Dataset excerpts
template <int C, int MODE, bool SKIP = false>
__global__ __launch_bounds__(64 * (4 + CD_PROD)) __attribute__((amdgpu_waves_per_eu(2, 2)))
void conv3_split_kernel(const float *__restrict__ x, const unsigned *__restrict__ W3, float *__restrict__ y,
                        const float *__restrict__ shift, const float *__restrict__ res, int B, int X, int Y, int Z, int NBX,
                        int NBY, int NBZ, int nblocks, const float *__restrict__ xs = nullptr,
                        const unsigned *__restrict__ WS = nullptr)
{
    constexpr int O = 32, NCH = C / 8, CS = 16;
    extern __shared__ __attribute__((aligned(16))) unsigned cd_lds[];
    const int tid = threadIdx.x, lane = tid & 63, wave = tid >> 6, t = lane & 31, h = lane >> 5;
    const int my_blocks = ((int)blockIdx.x < nblocks) ? (nblocks - 1 - (int)blockIdx.x) / (int)gridDim.x + 1 : 0;
    const int n_items = my_blocks * NCH;
    auto decode = [&](int item, int &b, int &ox0, int &oy0, int &oz0) {
        int bid = (int)blockIdx.x + (item / NCH) * (int)gridDim.x;
        const int bz = bid % NBZ; bid /= NBZ;
        const int by = bid % NBY; bid /= NBY;
        const int bx = bid % NBX;
        b = bid / NBX;
        ox0 = bx * CD_BX; oy0 = by * CD_BY; oz0 = bz * CD_BZ;
    };

    if (wave >= 4) {
        const int pt = tid - 256;
        __builtin_amdgcn_s_setprio(2);
        float4 d[CD_PER];
        int lo_[CD_PER], rel[CD_PER], vxyz[CD_PER];
#pragma unroll
        for (int u = 0; u < CD_PER; ++u) {
            const int idx = pt + 64 * CD_PROD * u;
            const int v = idx >> 1, half = idx & 1;
            const int vx = v % CD_RX, vy = (v / CD_RX) % CD_RY, vz = v / (CD_RX * CD_RY);
            lo_[u] = idx < CD_NV4 ? half * CD_PLANE + vz * CD_ZP + vy * CD_ROW + vx * CD_VOX : -1;
            rel[u] = ((vx * Y + vy) * Z + vz) * C + half * 4;
            vxyz[u] = idx < CD_NV4 ? (vx | (vy << 8) | (vz << 16)) : 0x00ffffff;
        }
        auto issue = [&](int k) {
            int b, ox0, oy0, oz0;
            decode(k, b, ox0, oy0, oz0);
            const int64_t vox0 = (((int64_t)b * X + (ox0 - 1)) * Y + (oy0 - 1)) * Z + (oz0 - 1);
            const float *xb = x + vox0 * C + (k % NCH) * 8;
            const int xlo = 1 - ox0, xhi = X + 1 - ox0, ylo = 1 - oy0, yhi = Y + 1 - oy0, zlo = 1 - oz0, zhi = Z + 1 - oz0;
#pragma unroll
            for (int u = 0; u < CD_PER; ++u) {
                const int vx = vxyz[u] & 255, vy = (vxyz[u] >> 8) & 255, vz = vxyz[u] >> 16;
                const bool in = vx >= xlo && vx < xhi && vy >= ylo && vy < yhi && vz >= zlo && vz < zhi;
                d[u] = make_float4(0.0f, 0.0f, 0.0f, 0.0f);
                if (in) d[u] = *reinterpret_cast<const float4 *>(xb + rel[u]);
            }
        };
        if (n_items > 0) issue(0);
        for (int k = 0; k <= n_items; ++k) {
            if (k < n_items) {
                { const int item = k; CD_STAMP(0); }
                unsigned *buf = cd_lds + (k & 1) * CD_BUFS;
#ifdef SP3D_CD_TIMELINE
                __builtin_amdgcn_s_waitcnt(0);
                { const int item = k; CD_STAMP(3); }
#endif
#pragma unroll
                for (int u = 0; u < CD_PER; ++u) {
                    u32x4 q0, q1;
                    split3(d[u], q0, q1);
                    if (lo_[u] >= 0) {
                        unsigned *p = buf + lo_[u];
                        *reinterpret_cast<u32x4 *>(p) = q0;
                        *reinterpret_cast<u32x4 *>(p + 4) = q1;
                    }
                }
                { const int item = k; CD_STAMP(1); }
                if (k + 1 < n_items) issue(k + 1);
            }
            if (k < n_items) { const int item = k; CD_STAMP(2); }
            __syncthreads();
        }
        return;
    }

    const int a_off = h * CD_PLANE + (t >> 3) * CD_ZP + (t & 7) * CD_ROW + 4 * wave * CD_VOX;
    const unsigned *wl = W3 + ((int64_t)h * O + t) * 12;
    struct W3Rec { CdRec d[3]; };
    auto load_w = [&](int q) {
        const int cc = (q / 9) % NCH, st = q % 9;
        const unsigned *r = wl + ((int64_t)(3 * st) * NCH + cc) * 2 * O * 12;
        W3Rec w;
#pragma unroll
        for (int dx = 0; dx < 3; ++dx) {
#if SP3D_W16_ABLATE & 2
            (void)r; w.d[dx].hl = u32x4{0x3f803f80u + (unsigned)q, 0x3f803f80u, 0x3f803f80u + (unsigned)dx, 0x3f803f80u};
            w.d[dx].hh = w.d[dx].hl ^ 0x00010001u; w.d[dx].mm = w.d[dx].hl ^ 0x00020002u;
#else
            w.d[dx].hl = *reinterpret_cast<const u32x4 *>(r + (int64_t)dx * NCH * 2 * O * 12);
            w.d[dx].hh = *reinterpret_cast<const u32x4 *>(r + (int64_t)dx * NCH * 2 * O * 12 + 4);
            w.d[dx].mm = *reinterpret_cast<const u32x4 *>(r + (int64_t)dx * NCH * 2 * O * 12 + 8);
#endif
        }
        return w;
    };
    struct Opnd { u32x4 lh[6], hm[6]; };
    f32x16 acc[4];
    W3Rec w0, w1;
    if (n_items > 0) w0 = load_w(0);
    __syncthreads();
    for (int k = 1; k <= n_items; ++k) {
        const int item = k - 1, cc = item % NCH;
        const unsigned *ab = cd_lds + (item & 1) * CD_BUFS + a_off;
        if (cc == 0) {
#pragma unroll
            for (int m = 0; m < 4; ++m)
#pragma unroll
                for (int v = 0; v < 16; ++v) acc[m][v] = 0.0f;
        }
        auto load_a = [&](int st, Opnd &a) {
            const int dz = st / 3, dy = st % 3;
#pragma unroll
            for (int j = 0; j < 6; ++j) {
                const unsigned *p = ab + dz * CD_ZP + dy * CD_ROW + j * CD_VOX;
                a.lh[j] = *reinterpret_cast<const u32x4 *>(p);
                a.hm[j] = *reinterpret_cast<const u32x4 *>(p + 4);
            }
        };
        Opnd a0, a1;
        load_a(0, a0);
        const int q0 = item * 9;
        float s0[4];
        unsigned so[4];
        CD_STAMP(0);
#pragma unroll
        for (int st = 0; st < 9; ++st) {
            if (SKIP && st == 8 && cc == NCH - 1) {
                int b, ox0, oy0, oz0;
                decode(item, b, ox0, oy0, oz0);
                const float *xb = xs + (int64_t)b * X * Y * Z * CS;
                const int ys = min(oy0 + (t & 7), Y - 1), zs = min(oz0 + (t >> 3), Z - 1);
#pragma unroll
                for (int i = 0; i < 4; ++i) {
                    const int xv = min(ox0 + 4 * wave + i, X - 1);
                    so[i] = (unsigned)(((xv * Y + ys) * Z + zs) * CS + 4 * h);
                    s0[i] = xb[so[i]];
                }
            }
            __builtin_amdgcn_sched_barrier(0);
            w1 = load_w(min(q0 + st + 1, n_items * 9 - 1));
            if (st + 1 < 9) load_a(st + 1, a1);
#pragma unroll
            for (int dx = 0; dx < 3; ++dx) {
#pragma unroll
                for (int i = 0; i < 4; ++i) acc[i] = mfma_bf16(a0.lh[i + dx], w0.d[dx].hl, acc[i]);
#pragma unroll
                for (int i = 0; i < 4; ++i) acc[i] = mfma_bf16(a0.hm[i + dx], w0.d[dx].hh, acc[i]);
#pragma unroll
                for (int i = 0; i < 4; ++i) acc[i] = mfma_bf16(a0.hm[i + dx], w0.d[dx].mm, acc[i]);
            }
#pragma unroll
            for (int r = 0; r < 12; ++r) {
                __builtin_amdgcn_sched_group_barrier(0x008, 1, 0);
                __builtin_amdgcn_sched_group_barrier(0x100, 1, 0);
            }
#pragma unroll
            for (int r = 0; r < 9; ++r) {
                __builtin_amdgcn_sched_group_barrier(0x008, 1, 0);
                __builtin_amdgcn_sched_group_barrier(0x020, 1, 0);
            }
            __builtin_amdgcn_sched_group_barrier(0x008, 15, 0);
            __builtin_amdgcn_sched_barrier(0);
            a0 = a1;
            w0 = w1;
        }
        CD_STAMP(1);
        if (SKIP && cc == NCH - 1) {
            float4 sv[2][4];
            {
                int b, ox0, oy0, oz0;
                decode(item, b, ox0, oy0, oz0);
                const float *xb = xs + (int64_t)b * X * Y * Z * CS;
#pragma unroll
                for (int i = 0; i < 4; ++i) {
                    const float *p = xb + so[i];
                    sv[0][i] = make_float4(s0[i], p[1], p[2], p[3]);
                    sv[1][i] = *reinterpret_cast<const float4 *>(p + 8);
                }
            }
            CdRec ws[2];
#pragma unroll
            for (int c2 = 0; c2 < 2; ++c2) {
                const unsigned *r = WS + (unsigned)(((c2 * 2 + h) * O + t) * 12);
                ws[c2].hl = *reinterpret_cast<const u32x4 *>(r);
                ws[c2].hh = *reinterpret_cast<const u32x4 *>(r + 4);
                ws[c2].mm = *reinterpret_cast<const u32x4 *>(r + 8);
            }
#pragma unroll
            for (int c2 = 0; c2 < 2; ++c2) {
                __builtin_amdgcn_sched_barrier(0);
                u32x4 lh[4], hm[4];
#pragma unroll
                for (int i = 0; i < 4; ++i) split3(sv[c2][i], lh[i], hm[i]);
#pragma unroll
                for (int i = 0; i < 4; ++i) acc[i] = mfma_bf16(lh[i], ws[c2].hl, acc[i]);
#pragma unroll
                for (int i = 0; i < 4; ++i) acc[i] = mfma_bf16(hm[i], ws[c2].hh, acc[i]);
#pragma unroll
                for (int i = 0; i < 4; ++i) acc[i] = mfma_bf16(hm[i], ws[c2].mm, acc[i]);
            }
        }
        if (cc == NCH - 1) {
            int b, ox0, oy0, oz0;
            decode(item, b, ox0, oy0, oz0);
            if (ox0 + CD_BX <= X && oy0 + CD_BY <= Y && oz0 + CD_BZ <= Z) {
                const float sh = shift[t];
                const int64_t obase = ((((int64_t)b * X + ox0 + 4 * wave) * Y + oy0 + 4 * h) * Z + oz0) * O + t;
#pragma unroll
                for (int i = 0; i < 4; ++i)
#pragma unroll
                    for (int v = 0; v < 16; ++v) {
                        const int64_t idx = obase + (((int64_t)i * Y + (v & 3)) * Z + (v >> 2)) * O;
                        float val = acc[i][v] + sh;
                        if (MODE == 2) val += res[idx];
                        if (MODE >= 1) val = SKIP ? relu_keep_nan(val) : fmaxf(val, 0.0f);
                        if (MODE == 3) val += res[idx];
#if SP3D_W16_ABLATE & 16
                        if (val == 123.456f)
#endif
                        y[idx] = val;
                    }
            } else {
            float *scr = reinterpret_cast<float *>(cd_lds + 2 * CD_BUFS) + wave * 1024;
            const int g = lane & 7;
            const float4 sh4 = *reinterpret_cast<const float4 *>(shift + 4 * g);
#pragma unroll
            for (int mb = 0; mb < 4; ++mb) {
#pragma unroll
                for (int v = 0; v < 16; ++v) scr[(8 * (v >> 2) + (v & 3) + 4 * h) * 32 + t] = acc[mb][v];
                __builtin_amdgcn_fence(__ATOMIC_RELEASE, "wavefront");
                __builtin_amdgcn_wave_barrier();
#pragma unroll
                for (int r = 0; r < 4; ++r) {
                    const int m = (lane >> 3) + 8 * r;
                    float4 a = *reinterpret_cast<const float4 *>(scr + m * 32 + 4 * g);
                    const int xo = ox0 + 4 * wave + mb, yo = oy0 + (m & 7), zo = oz0 + (m >> 3);
                    if (xo < X && yo < Y && zo < Z) {
                        const int64_t vox = (((int64_t)b * X + xo) * Y + yo) * Z + zo;
                        a.x += sh4.x; a.y += sh4.y; a.z += sh4.z; a.w += sh4.w;
                        float4 rr = make_float4(0.0f, 0.0f, 0.0f, 0.0f);
                        if (MODE >= 2) rr = *reinterpret_cast<const float4 *>(res + vox * O + 4 * g);
                        if (MODE == 2) { a.x += rr.x; a.y += rr.y; a.z += rr.z; a.w += rr.w; }
                        if (MODE >= 1 && SKIP) { a.x = relu_keep_nan(a.x); a.y = relu_keep_nan(a.y); a.z = relu_keep_nan(a.z); a.w = relu_keep_nan(a.w); }
                        if (MODE >= 1 && !SKIP) { a.x = fmaxf(a.x, 0.0f); a.y = fmaxf(a.y, 0.0f); a.z = fmaxf(a.z, 0.0f); a.w = fmaxf(a.w, 0.0f); }
                        if (MODE == 3) { a.x += rr.x; a.y += rr.y; a.z += rr.z; a.w += rr.w; }
#if SP3D_W16_ABLATE & 16
                        if (a.x == 123.456f)
#endif
                        *reinterpret_cast<float4 *>(y + vox * O + 4 * g) = a;
                    }
                }
                __builtin_amdgcn_fence(__ATOMIC_RELEASE, "wavefront");
                __builtin_amdgcn_wave_barrier();
            }
            }
        }
        CD_STAMP(2);
        __syncthreads();
        CD_STAMP(3);
    }
}


}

Try it - Retype exactly the lines of the data above that fall between the line with "const float *xb = x +" and the line with "const bool in", inclusive, and add nothing.

Finished task -
            const float *xb = x + vox0 * C + (k % NCH) * 8;
            const int xlo = 1 - ox0, xhi = X + 1 - ox0, ylo = 1 - oy0, yhi = Y + 1 - oy0, zlo = 1 - oz0, zhi = Z + 1 - oz0;
#pragma unroll
            for (int u = 0; u < CD_PER; ++u) {
                const int vx = vxyz[u] & 255, vy = (vxyz[u] >> 8) & 255, vz = vxyz[u] >> 16;
                const bool in = vx >= xlo && vx < xhi && vy >= ylo && vy < yhi && vz >= zlo && vz < zhi;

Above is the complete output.